The path higher for stocks after last week's moves will get much tougher, according to Adam Crisafulli of Vital Knowledge.

"Bulls reasserted themselves toward the end of last week, but the recent rebound faces myriad obstacles in the coming days, including aforementioned geopolitical risks along with Jul-end earnings (HD kicks off the season Tues morning followed by CSCO Wed night and DE/WMT before the Thurs open), the Jul CPI, and the latest weekly claims report," he said in a note.

"There has been some concern ahead of the CPI as the consensus is looking for an acceleration in the sequential number (+0.2% M/M for both headline and core), although the Y/Y core figure is expected to tick down modestly (to +3.2% vs. +3.3% in June) and regardless, it's very unlikely inflation derails a Sept rate cut," he added.

— Fred Imbert

Europe stocks open higher

European markets opened higher on Monday, with the regional Stoxx 600 index up 0.3% at 8:26 a.m. London time, continuing a steady rebound from last week's sell-off.

The U.K.'s FTSE 100 was up 0.56%, with France's CAC 40 and Germany's DAX up 0.23% and 0.36%, respectively.

— Jenni Reid

Bank of America CEO Moynihan calls for a Fed rate cut

Brian Moynihan, CEO of Bank of America, during a Bloomberg Television interview in Versailles, France, on May 13, 2024.
Cyril Marcilhacy | Bloomberg | Getty Images
Brian Moynihan, CEO of Bank of America, during a Bloomberg Television interview in Versailles, France, on May 13, 2024.

Bank of America CEO Brian Moynihan said U.S. consumers could become discouraged if rates don't drop soon, when speaking to CBS.

"They've told people rates probably aren't going to go up, but if they don't start taking them down relatively soon, you could dispirit the American consumer," he said. "Once the American consumer really starts going very negative, then it's hard to get them back."

He also said consumers are still spending, but that spending growth has slowed to about half the rate seen this time last year.

"The consumer has slowed down," he said. "They have money in their accounts, but they're depleting a little bit. They're employed, they're earning money, but … they've really slowed down."

— Tanaya Macheel

Crypto consolidation resumes amid market volatility

Cryptocurrencies slid Sunday evening as the market struggled to find its footing.

Bitcoin's pullback began early but intensified at about 4:30 p.m. ET. The cryptocurrency was last lower by 4% at $58,329.00, according to Coin Metrics. It bounced back above the $60,000 level at the end of last week.
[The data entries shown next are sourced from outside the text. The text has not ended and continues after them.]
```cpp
GS2M_KERNEL void __launch_bounds__(64 * GS2M_COLSCAN_SEGS)
k_hist_colscan(unsigned* __restrict__ hist, int n_wg, int tiles, unsigned* __restrict__ tile_count) {
    __shared__ unsigned seg_sum[GS2M_COLSCAN_SEGS][64];
    const int lane = (int)(threadIdx.x & 63u), seg = (int)(threadIdx.x >> 6);
    const int t = (int)blockIdx.x * 64 + lane;
    const int v = (int)blockIdx.y;
    const int per = (n_wg + GS2M_COLSCAN_SEGS - 1) / GS2M_COLSCAN_SEGS;
    const int w0 = seg * per < n_wg ? seg * per : n_wg;
    const int w1 = w0 + per < n_wg ? w0 + per : n_wg;
    unsigned* col = hist + (size_t)v * n_wg * tiles + t;
    unsigned s = 0;
    if (t < tiles) {
        int w = w0;
        for (; w + 8 <= w1; w += 8) {
            unsigned x[8];
#pragma unroll
            for (int u = 0; u < 8; ++u) x[u] = col[(size_t)(w + u) * tiles];
#pragma unroll
            for (int u = 0; u < 8; ++u) s += x[u];
        }
        for (; w < w1; ++w) s += col[(size_t)w * tiles];
    }
    seg_sum[seg][lane] = s;
    __syncthreads();
    if (t < tiles) {
        unsigned run = 0, total = 0;
#pragma unroll
        for (int k = 0; k < GS2M_COLSCAN_SEGS; ++k) {
            const unsigned x = seg_sum[k][lane];
            run += k < seg ? x : 0u;
// ... 649 lines not shown
```

gs2mesh_amd/csrc/tsdf_api.hip:

```cpp
#include <math.h>
#include <stdio.h>
#include <string.h>

#include <mutex>
#include <vector>

#include "../../include/gs2mesh_amd.h"
#include "device_memory.h"
#include "tsdf_common.h"
#include "tsdf_internal.h"

struct gs2m_tsdf {
    int device = 0;
    double voxel_length = 0, sdf_trunc = 0, unit_length = 0;
    int color_type = 1, resolution = 16, stride = 4;
    TsdfVolume V;
    struct {
        DeviceBuffer<float> tsdf, weight;
        DeviceBuffer<unsigned> rgb, stamp, touched, counters;
        DeviceBuffer<int> block_keys, hash_vals;
        DeviceBuffer<unsigned char> halo;
        DeviceBuffer<unsigned long long> hash_keys, fmask, totals;
    } vol;
    unsigned frame_id = 0;
    PinnedBuffer<unsigned> h_counters;
    PinnedBuffer<unsigned long long> h_totals;
    int n_cu = 256;
    DeviceBuffer<unsigned char> d_mc;
    const McDevTables* mc() const { return reinterpret_cast<const McDevTables*>(d_mc.get()); }
    DeviceBuffer<unsigned> d_blk_tris;
    DeviceBuffer<unsigned long long> d_ntri;
    DeviceBuffer<double> mesh_v, mesh_c;
    DeviceBuffer<int> mesh_e;
    DeviceBuffer<int> mesh_tri;
    int64_t mesh_nv = 0, mesh_nt = 0;
    ScratchArena mesh_scratch;
    int timing = 0;
    EventPool events;
    DeviceBuffer<TsdfBatchFrame> d_bframes;
    static const int kRing = 8;
    PinnedBuffer<TsdfBatchFrame> h_bframes;
    hipEvent_t ring_done[8] = {nullptr, nullptr, nullptr, nullptr, nullptr, nullptr, nullptr, nullptr};
    unsigned ring_next = 0;
    ~gs2m_tsdf() {
        for (auto e : ring_done)
            if (e) (void)hipEventDestroy(e);
    }
};

static bool invert4x4(const double* m, double* inv) {
    double a[16];
    a[0] = m[5] * m[10] * m[15] - m[5] * m[11] * m[14] - m[9] * m[6] * m[15] + m[9] * m[7] * m[14] + m[13] * m[6] * m[11] - m[13] * m[7] * m[10];
    a[4] = -m[4] * m[10] * m[15] + m[4] * m[11] * m[14] + m[8] * m[6] * m[15] - m[8] * m[7] * m[14] - m[12] * m[6] * m[11] + m[12] * m[7] * m[10];
    a[8] = m[4] * m[9] * m[15] - m[4] * m[11] * m[13] - m[8] * m[5] * m[15] + m[8] * m[7] * m[13] + m[12] * m[5] * m[11] - m[12] * m[7] * m[9];
    a[12] = -m[4] * m[9] * m[14] + m[4] * m[10] * m[13] + m[8] * m[5] * m[14] - m[8] * m[6] * m[13] - m[12] * m[5] * m[10] + m[12] * m[6] * m[9];
    a[1] = -m[1] * m[10] * m[15] + m[1] * m[11] * m[14] + m[9] * m[2] * m[15] - m[9] * m[3] * m[14] - m[13] * m[2] * m[11] + m[13] * m[3] * m[10];
    a[5] = m[0] * m[10] * m[15] - m[0] * m[11] * m[14] - m[8] * m[2] * m[15] + m[8] * m[3] * m[14] + m[12] * m[2] * m[11] - m[12] * m[3] * m[10];
    a[9] = -m[0] * m[9] * m[15] + m[0] * m[11] * m[13] + m[8] * m[1] * m[15] - m[8] * m[3] * m[13] - m[12] * m[1] * m[11] + m[12] * m[3] * m[9];
    a[13] = m[0] * m[9] * m[14] - m[0] * m[10] * m[13] - m[8] * m[1] * m[14] + m[8] * m[2] * m[13] + m[12] * m[1] * m[10] - m[12] * m[2] * m[9];
    a[2] = m[1] * m[6] * m[15] - m[1] * m[7] * m[14] - m[5] * m[2] * m[15] + m[5] * m[3] * m[14] + m[13] * m[2] * m[7] - m[13] * m[3] * m[6];
    a[6] = -m[0] * m[6] * m[15] + m[0] * m[7] * m[14] + m[4] * m[2] * m[15] - m[4] * m[3] * m[14] - m[12] * m[2] * m[7] + m[12] * m[3] * m[6];
    a[10] = m[0] * m[5] * m[15] - m[0] * m[7] * m[13] - m[4] * m[1] * m[15] + m[4] * m[3] * m[13] + m[12] * m[1] * m[7] - m[12] * m[3] * m[5];
    a[14] = -m[0] * m[5] * m[14] + m[0] * m[6] * m[13] + m[4] * m[1] * m[14] - m[4] * m[2] * m[13] - m[12] * m[1] * m[6] + m[12] * m[2] * m[5];
    a[3] = -m[1] * m[6] * m[11] + m[1] * m[7] * m[10] + m[5] * m[2] * m[11] - m[5] * m[3] * m[10] - m[9] * m[2] * m[7] + m[9] * m[3] * m[6];
    a[7] = m[0] * m[6] * m[11] - m[0] * m[7] * m[10] - m[4] * m[2] * m[11] + m[4] * m[3] * m[10] + m[8] * m[2] * m[7] - m[8] * m[3] * m[6];
    a[11] = -m[0] * m[5] * m[11] + m[0] * m[7] * m[9] + m[4] * m[1] * m[11] - m[4] * m[3] * m[9] - m[8] * m[1] * m[7] + m[8] * m[3] * m[5];
    a[15] = m[0] * m[5] * m[10] - m[0] * m[6] * m[9] - m[4] * m[1] * m[10] + m[4] * m[2] * m[9] + m[8] * m[1] * m[6] - m[8] * m[2] * m[5];
    double det = m[0] * a[0] + m[1] * a[4] + m[2] * a[8] + m[3] * a[12];
    if (det == 0) return false;
    det = 1.0 / det;
    for (int i = 0; i < 16; i++) inv[i] = a[i] * det;
    return true;
}

static int zero_state(gs2m_tsdf* t, hipStream_t st, bool whole_pool, long long keep_first = -1) {
// ... 25 lines not shown
    while ((uint64_t)cap < 2ull * (uint64_t)max_blocks) cap <<= 1;
    V.hash_cap = cap;
    V.has_color = t->color_type == GS2M_TSDF_COLOR_RGB8;
    const size_t nvox = (size_t)max_blocks * GS2M_TSDF_VOX, nb = (size_t)max_blocks;
    auto& o = t->vol;
    if (o.tsdf.reserve_exact(nvox) || o.weight.reserve_exact(nvox) || (V.has_color && o.rgb.reserve_exact(3 * nvox)) ||
        o.block_keys.reserve_exact(3 * nb) || o.halo.reserve_exact(nb) || o.hash_keys.reserve_exact(cap) ||
        o.hash_vals.reserve_exact(cap) || o.stamp.reserve_exact(cap) || o.touched.reserve_exact(cap) || o.fmask.reserve_exact(cap) ||
        t->d_bframes.reserve_exact(GS2M_TSDF_MAX_BATCH) || t->h_bframes.reserve(GS2M_TSDF_MAX_BATCH * gs2m_tsdf::kRing) ||
        o.counters.reserve_exact(4) || o.totals.reserve_exact(1) || t->d_mc.reserve_exact(gs2m_mc_tables_bytes()) ||
        t->d_blk_tris.reserve_exact(nb) || t->d_ntri.reserve_exact(1) || t->h_counters.reserve(4) || t->h_totals.reserve(1)) {
        gs2m_set_error("gs2m_tsdf_create: out of device memory for %lld blocks (%.1f MiB)", (long long)max_blocks,
                       (double)nvox * 20.0 / 1048576.0);
        return 1;
    }
    V.tsdf = o.tsdf.get();
    V.weight = o.weight.get();
    V.rgb = o.rgb.get();
    V.block_keys = o.block_keys.get();
    V.halo = o.halo.get();
    V.hash_keys = o.hash_keys.get();
    V.hash_vals = o.hash_vals.get();
    V.stamp = o.stamp.get();
    V.touched = o.touched.get();
    V.fmask = o.fmask.get();
    V.counters = o.counters.get();
    V.totals = o.totals.get();
    std::vector<unsigned char> tab(gs2m_mc_tables_bytes());
    if (!gs2m_mc_tables_fill(tab.data()) ||
        hipMemcpy(t->d_mc.get(), tab.data(), tab.size(), hipMemcpyHostToDevice) != hipSuccess) {
        gs2m_set_error("gs2m_tsdf_create: marching-cubes table generation failed");
        return 1;
    }
    if (zero_state(t, (hipStream_t)0, true)) return 1;
    GS2M_HIPCHK(hipStreamSynchronize((hipStream_t)0));
    return 0;
}
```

Ether fell 2% to $2,543.03.

"Bitcoin is still consolidating after a period of high volatility due to macro forces and volatility in the equities market," said Steven Lubka, head of private clients and family offices at Swan Bitcoin. "I don't see today's selloff as anything other than traders being nervous as equities open back up on Monday and bitcoin consolidating in a technical range after a 12% move up."

Crypto-related stocks were little changed.

— Tanaya Macheel

Stock futures open flat

U.S. equity futures opened flat Sunday evening as investors braced for key inflation data.

Futures tied to the Dow Jones Industrial Average were lower by less than 0.01%. S&P 500 futures were down 0.09% and Nasdaq 100 futures dipped 0.14.